Il y a bien longtemps, un mammouth mort pouvait nourrir vingt-cinq Néandertaliens affamés pendant un mois, quand un de leurs congénères ne fournissait à ces mêmes Néandertaliens qu’un tiers de leur apport calorique journalier.

Un nouveau regard porté sur la valeur nutritionnelle de la chair humaine montre que, par rapport aux autres proies du Paléolithique, les humains n’étaient pas particulièrement caloriques pour leur taille.

« Lorsque vous nous comparez à d’autres animaux, nous ne sommes pas du tout nutritifs », déclare l’auteur de l’étude James Cole de l’Université de Brighton, qui a publié ses travaux dans Scientific Reports.

Selon ses estimations, les viandes de sangliers et de castors représentent environ 1 800 calories pour chaque portion de 500g de muscle, contre 650 calories pour un humain moderne. C’est à peu près ce à quoi on pourrait s’attendre compte-tenu de notre taille et de notre musculature par rapport aux autres animaux.

Mais alors, si les humains ne sont pas particulièrement nutritifs, pourquoi les manger, voire les préférer à d’autres proies ? Après tout, à moins qu’ils ne soient malades ou mourants, ils ne sont pas faciles à chasser.
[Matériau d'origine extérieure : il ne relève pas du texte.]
+    using Yes = std::true_type;
+    using No = std::false_type;
+    issue_s(s_a, 0);
+    if (n_tiles == 1) {
+      step(Yes{}, Yes{}, 0, s_a, s_b, p_a, p_b);
+    } else {
+      step(Yes{}, No{}, 0, s_a, s_b, p_a, p_b);
+      int j = 1;
+      for (; j + 2 < n_tiles; j += 2) {
+        step(No{}, No{}, j, s_b, s_a, p_b, p_a);
+        step(No{}, No{}, j + 1, s_a, s_b, p_a, p_b);
+      }
+      if (j == n_tiles - 1) {
+        step(No{}, Yes{}, j, s_b, s_a, p_b, p_a);
+      } else {
+        step(No{}, No{}, j, s_b, s_a, p_b, p_a);
+        step(No{}, Yes{}, j + 1, s_a, s_b, p_a, p_b);
+      }
+    }
+    wgmma_wait<0>();
+    wgmma_fence_regs(o);
+    wgmma_fence_frags(p_a);
+    wgmma_fence_frags(p_b);
+    mbar_arrive(&kv_empty[(n_tiles - 1) % STAGES]);
+
+    float inv_l[2], l_row[2];
+#pragma unroll
+    for (int h = 0; h < 2; ++h) {
+      float l = l_run[h];
+      l += __shfl_xor_sync(0xffffffffu, l, 1);
+      l += __shfl_xor_sync(0xffffffffu, l, 2);
+      inv_l[h] = 1.0f / l;
+      l_row[h] = l;
+    }
+    const int r = wg * 64 + (warp & 3) * 16 + (lane >> 2);
+    if constexpr (LSE) {
+      if ((lane & 3) == 0) {
+#pragma unroll
+        for (int h = 0; h < 2; ++h) {
+          const int q = q0 + r + 8 * h;
+          if (q < p.nq)
+            p.lse[(static_cast<long long>(b) * gridDim.y + head) * p.nq + q] =
+                (m_run[h] + log2f(l_row[h])) * 0.6931471805599453f;
+        }
+      }
+    }
+#pragma unroll
+    for (int h = 0; h < 2; ++h) {
+      const int q = q0 + r + 8 * h;
+      if (q < p.nq) {
+        __half* op = p.out + (static_cast<long long>(b) * p.nq + q) * p.ldo + head * D + cq;
+#pragma unroll
+        for (int c8 = 0; c8 < D / 8; ++c8)
+          *reinterpret_cast<uint32_t*>(op + 8 * c8) =
+              pack_half2(o[4 * c8 + 2 * h] * inv_l[h], o[4 * c8 + 2 * h + 1] * inv_l[h]);
+      }
+    }
+  }
+}
+
+constexpr int kQ256Threads = 4 * 128 + 32;
+template <int D, int BKV, int STAGES, bool LSE = false>
+__global__ void __launch_bounds__(kQ256Threads, 1)
+    attn_wg_kernel_q256(const __grid_constant__ std::conditional_t<LSE, AttnLseKParams, AttnKParams> p) {
+  using C = AttnCfg<D, BKV, STAGES>;
+  extern __shared__ uint8_t smem_raw[];
+  __shared__ __align__(8) uint64_t q_bar;
+  __shared__ __align__(8) uint64_t kv_full[STAGES], kv_empty[STAGES];
+
+  constexpr int BQ = 256;
+  constexpr int kQBytes = C::kDkChunks * BQ * 128;
+  constexpr int kProd = 16;
+  uint8_t* sQ = align1024(smem_raw);
+  uint8_t* sKV = sQ + kQBytes;
+
+  const int warp = threadIdx.x >> 5;
+  const int lane = threadIdx.x & 31;
+  const int q0 = blockIdx.x * BQ;
+  const int head = blockIdx.y;
+  const int b = blockIdx.z;
+  const int t0 = (p.n0 + BKV - 1) / BKV;
+  const int t1 = (b < p.bank_batches && p.n1 > 0) ? (p.n1 + BKV - 1) / BKV : 0;
+  const int n_tiles = t0 + t1;
+
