+  if (extras) ex = *extras;
+  if (ex.rec_sums && ex.n_rec <= 0) return SCAE_ERR_BAD_ARG;
+  const Ws ws = carve_ws(workspace, B, O, ncls);
+  scae_cp::Args cpa{};
+  int n_free = 0;
+  if (cp_w) {
+    const float *const outs[] = {log_prob_per_point, vote_presence_binary, winner,
+                                 winner_presence, soft_winner, soft_winner_presence, posterior,
+                                 mixing_log_prob, mixing_logit};
+    const size_t BM = (size_t)B * M, n_out[] = {BM, BM * O, BM * 6, BM, BM * 6, BM,
+                                                BM * (O + 1), BM * (O + 1), BM * (O + 1)};
+    SCAE_REQUIRE(n_extra >= 0 && n_extra <= 8 && (n_extra == 0 || extra_sums));
+    scae_scaled_sum order[8];
+    int n_late = 0;
+    for (int pass = 0; pass < 2; ++pass)
+      for (int i = 0; i < n_extra; ++i) {
+        bool late = false;
+        for (int k = 0; k < 9; ++k)
+          late = late || (extra_sums[i].src < outs[k] + n_out[k] &&
+                          outs[k] < extra_sums[i].src + extra_sums[i].n);
+        if (late == (pass == 1)) order[pass == 0 ? n_free++ : n_free + n_late++] = extra_sums[i];
+      }
+    rc = scae_cp::fill(cpa, cp_caps_presence, posterior, cp_w, cp_bias, prior_prob, post_prob,
+                       B, O, M, cp_ncls, order, n_extra);
+    if (rc) return rc;
+    if (n_late) SCAE_REQUIRE(ticket);
+  } else if (n_extra) {
+    return SCAE_ERR_BAD_ARG;
+  }
+  scae_lk::LkArgs la{vote, scale, vote_presence, dummy_vote, x, presence, B, O, M};
+  const size_t lds = lk > 3 * O * sizeof(float) ? lk : 3 * O * sizeof(float);
+  const bool big = O > scae_lk::OMAX;
+  const void *fn = big ? reinterpret_cast<const void *>(likelihood_tail_kernel<true>)
+                       : reinterpret_cast<const void *>(likelihood_tail_kernel<false>);
+  if (lds > 48 * 1024) {
+    hipError_t e = hipFuncSetAttribute(fn, hipFuncAttributeMaxDynamicSharedMemorySize, (int)lds);
+    if (e != hipSuccess) return (int)e;
+  }
+  hipStream_t st = (hipStream_t)stream;
+#define SCAE_LK_TAIL(BG)                                                                         \
+  scae::launch(likelihood_tail_kernel<BG>, dim3(B + n_free), dim3(1024), lds, st, la,            \
+               log_prob_per_point, vote_presence_binary, winner, winner_presence, winner_idx,    \
+               is_from_capsule, soft_winner, soft_winner_presence, posterior, mixing_log_prob,   \
+               mixing_logit, a, ws, cpa, cp_w ? 1 : 0, n_free, ticket)
+  if (big) {
+    SCAE_LK_TAIL(true);
+  } else {
+    SCAE_LK_TAIL(false);
+  }
+#undef SCAE_LK_TAIL
+  if (!ex.defer_combine) {
+    rc = launch_combine(a, ex, ws, out12, st);
+    if (rc) return rc;
+  }
+  return scae_launch_status();
+}
+
 extern "C" int scae_loss_tail_bwd_f32(const float *lpp, const float *posterior,
                                       const float *caps_presence, const float *cls_w,
                                       const float *cls_b, const int64_t *label,
diff --git a/torch_scae_amd/object_decoder.py b/torch_scae_amd/object_decoder.py
--- a/torch_scae_amd/object_decoder.py
+++ b/torch_scae_amd/object_decoder.py
@@ -168,7 +168,8 @@
         self.vote_presence = vote_presence
         self.dummy_vote = dummy_vote
 
-    def __call__(self, x, presence=None, _extra_sums=(), _defer_sums=False):
+    def __call__(self, x, presence=None, _extra_sums=(), _defer_sums=False,
+                 _park=False):
         batch_size, n_input_points, dim_in = x.shape
         if dim_in != 6 or self.vote.shape[-1] != 6:
             raise ValueError("the capsule likelihood kernel is built for "
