-        ll = -(d * d) / (2.0f * f.sig * f.sig) - w8_log(f.sig) - LOG_SQRT_2PI;
-        dlda = -d / (f.sig * f.sig) * (f.sigmoid_out ? pr * (1.0f - pr) : 1.0f);
-        locv = pr;
-      }
-      dlda *= swv;
-      if (q == 0) {
-        if (wave == 0) {
-          if (a_llrow) a_llrow[row] = ll;
-          if (a_loc) a_loc[row] = locv;
-          if (GRADS) dbo += dlda;
-        }
-        if (GRADS) inf_dl[r] = dlda;
-      }
-    }
-    if (GRADS) {
-      bf16x4 pA[8];
-      w8_xchg_put(smb, 3, w8_cvt4(gq * dlda), wave, lane);
-      __syncthreads();
-      w8_xchg_get(smb, 3, pA, lane);
-      if (wave == 0) {
-        w8_stage_store(sA, pA, r, q);
-        w8_stage_store(sB, h1b, r, q);
-      } else if (wave == 1) {
-        bf16x4 z8[8];
-#pragma unroll
-        for (int jb = 0; jb < 8; ++jb) z8[jb] = w8_zero4();
-        w8_stage_store(sA, z8, 16 + r, q);
-        w8_stage_store(sB, h1b, 16 + r, q);
-      } else if (wave == 3) {
-        bf16x4 h2b[8];
-        w8_xchg_get(smb, 2, h2b, lane);
-        w8_wait_lgkm0();
-        const f32x4 d4 = *reinterpret_cast<const f32x4*>(inf_dl + 4 * q);
-        bf16x4 bw = w8_zero4();
-#pragma unroll
-        for (int i = 0; i < 4; ++i) {
-          __bf16 hi, lo;
-          fb_split(d4[i], hi, lo);
-          bw[i] = r == 3 ? hi : (r == 4 ? lo : (__bf16)0.0f);
-        }
-        w8_colsum_mfma(sA, h2b, bw, accS, wave, r, q);
-      }
-      const f32x4 d1 = w8_mul_dtanh4(w8_tail_dgrad(W2h, pA, wad, wave, r), own1);
-      w8_xchg_put(smb, 4, w8_cvt4(d1), wave, lane);
-      __syncthreads();
-      w8_xchg_get(smb, 4, pA, lane);
-      w8_wgrad_consume(sA, sB, accW2, accB2, wave, r, q, 1);
-      const f32x4 d0 = w8_mul_dtanh4(w8_tail_dgrad(W1h, pA, wad, wave, r), own0);
-      w8_xchg_put(smb, 5, w8_cvt4(d0), wave, lane);
-      __syncthreads();
-      if (wave == 0) {
-        w8_stage_store(sA, pA, r, q);
-        w8_stage_store(sB, h0b, r, q);
-      } else if (wave == 1) {
-        bf16x4 z8[8];
-#pragma unroll
-        for (int jb = 0; jb < 8; ++jb) z8[jb] = w8_zero4();
-        w8_stage_store(sA, z8, 16 + r, q);
-        w8_stage_store(sB, h0b, 16 + r, q);
-      } else if (wave == 2) {
-        bf16x4 p0[8];
-        w8_xchg_get(smb, 5, p0, lane);
-        f32x4 dd = {0.0f, 0.0f, 0.0f, 0.0f};
-        const bf16x8* ttab = reinterpret_cast<const bf16x8*>(smb + WO_TTAB) + lane;
-#pragma unroll
-        for (int mm = 0; mm < 4; ++mm) dd = MFMA32(ttab[64 * mm], w8_cat(p0[2 * mm], p0[2 * mm + 1]), dd);
-        if (q == 0) {
-          const float d0_ = (dd[0] + dd[1]) * W8_RC2, d1_ = (dd[2] + dd[3]) * W8_RC2;
-          a_rowtp[row] = sc * (d1_ * u0c - d0_ * u1c);
-          a_rowtp[a_M + row] = d0_ * u0c + d1_ * u1c;
-          a_rowtp[2 * a_M + row] = d0_;
-          a_rowtp[3 * a_M + row] = d1_;
-        }
-      } else if (wave == 3) {
-        bf16x4 p0[8];
-        w8_xchg_get(smb, 5, p0, lane);
-        if (bu != cur_b) {
-          if (cur_b >= 0) flush_hz(cur_b);
-          cur_b = bu;
-        }
-        const f32x4 a0 = *reinterpret_cast<const f32x4*>(inf_x0 + 4 * q);
-        const f32x4 a1 = *reinterpret_cast<const f32x4*>(inf_x1 + 4 * q);
-        bf16x4 bc_ = w8_zero4();
-        const bool use1 = r == 2 || r == 6, lo_col = r >= 5;
-#pragma unroll
-        for (int i = 0; i < 4; ++i) {
-          __bf16 hi, lo;
-          fb_split(use1 ? a1[i] : a0[i], hi, lo);
-          __bf16 v = lo_col ? lo : hi;
-          if (r == 0) v = (__bf16)1.0f;
-          if (r == 3 || r == 4 || r > 6) v = (__bf16)0.0f;
-          bc_[i] = v;
-        }
-        w8_colsum_mfma(sA, p0, bc_, accS, wave, r, q);
-      }
-      __syncthreads();
-      w8_wgrad_consume(sA, sB, accW1, accB1, wave, r, q, 1);
-    }
-    asm volatile("; W8_TAIL_END");
+  if constexpr (!FOLD) {
+    if (has_tail)
+#include "pv_sdec_w8_tail.inc"
   }
   if (!GRADS) return;
   W8_STAMP_K(2);
@@ -1268,7 +1135,15 @@
       bf2_ h; h[0] = (__bf16)a; h[1] = (__bf16)b;
       return __builtin_bit_cast(unsigned, h);
     };
-    if (f.ablate & 1024) {
+    const bool split = FOLD && !(f.ablate & 1024);
+    if (split) {
+      w8_store_rec_half(rec, 0, accW1, -W8_RC, wave, lane);
+      w8_store_rec_bias(rec, 0, accB1, -W8_RC, wave, r, q);
+      if (u_end <= u_lo) {
+        w8_store_rec_half(rec, 1, accW2, 1.0f, wave, lane);
+        w8_store_rec_bias(rec, 1, accB2, 1.0f, wave, r, q);
+      }
+    } else if (f.ablate & 1024) {
 #pragma unroll
       for (int s_ = 0; s_ < 2; ++s_)
 #pragma unroll
@@ -1294,7 +1169,7 @@
           rec4[((wave * 2 + s_) * 4 + o) * 64 + lane] = v;
         }
     }
-    if (r == 0) {
+    if (!split && r == 0) {
       const int j0 = 32 * jp + 16 * kh;
 #pragma unroll
       for (int i = 0; i < 4; ++i) {
diff --git a/pyroved_amd/csrc/pv_sdec_w8_tail.inc b/pyroved_amd/csrc/pv_sdec_w8_tail.inc
--- /dev/null
+++ b/pyroved_amd/csrc/pv_sdec_w8_tail.inc
@@ -0,0 +1,197 @@
+  {
+    asm volatile("; W8_TAIL_BEGIN");
+    const int lane = lane0, r = lane & 15, q = lane >> 4;
+    const float* wos = vec;
+    const float* b1s = vec + FD_H;
+    const float* b2s = vec + 2 * FD_H;
+    const int unit = u_end, bu = pos_cur.b;
+    const int64_t row = (int64_t)unit * FD_UNIT + r;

« Vous devez organiser une partie de chasse et traquer ces personnes, elles ne restent pas là à attendre que vous les poignardiez avec une lance », explique Cole.

Au lieu de cela, Cole soutient que, sans doute, les pratiques cannibales anciennes n’avaient pas pour seul but la sustentation ; elles avaient peut-être également diverses fonctions sociales.

 

Les archéologues ont mis au jour des preuves de cannibalisme dans l’arbre généalogique humain datées d’au moins 800 000 ans. Et bien que les marques sur les os découpés et rongés ne puissent pas révéler les motivations de telles pratiques, les vestiges anciens offrent quelques indices sur la diffusion des pratiques cannibales tout au long de l’évolution humaine.

Sur le site de la grotte Gran Dolina en Espagne, par exemple, les restes de bisons, de moutons et de cerfs ont été mélangés à ceux d’au moins onze êtres humains, tous enfants ou adolescents, dont les os présentaient des signes de cannibalisme. En plus des marques montrant que la chair avait été arrachée de l’os, des preuves suggèrent que les résidents de Gran Dolina – un ancien parent de l’Homme moderne appelé Homo antecessor – ont manipulé le cerveau de leurs victimes.

Les parties humaines dépecées apparaissent dans la grotte sur une période d’environ 100 000 ans, ce qui suggère que la pratique était assez courante.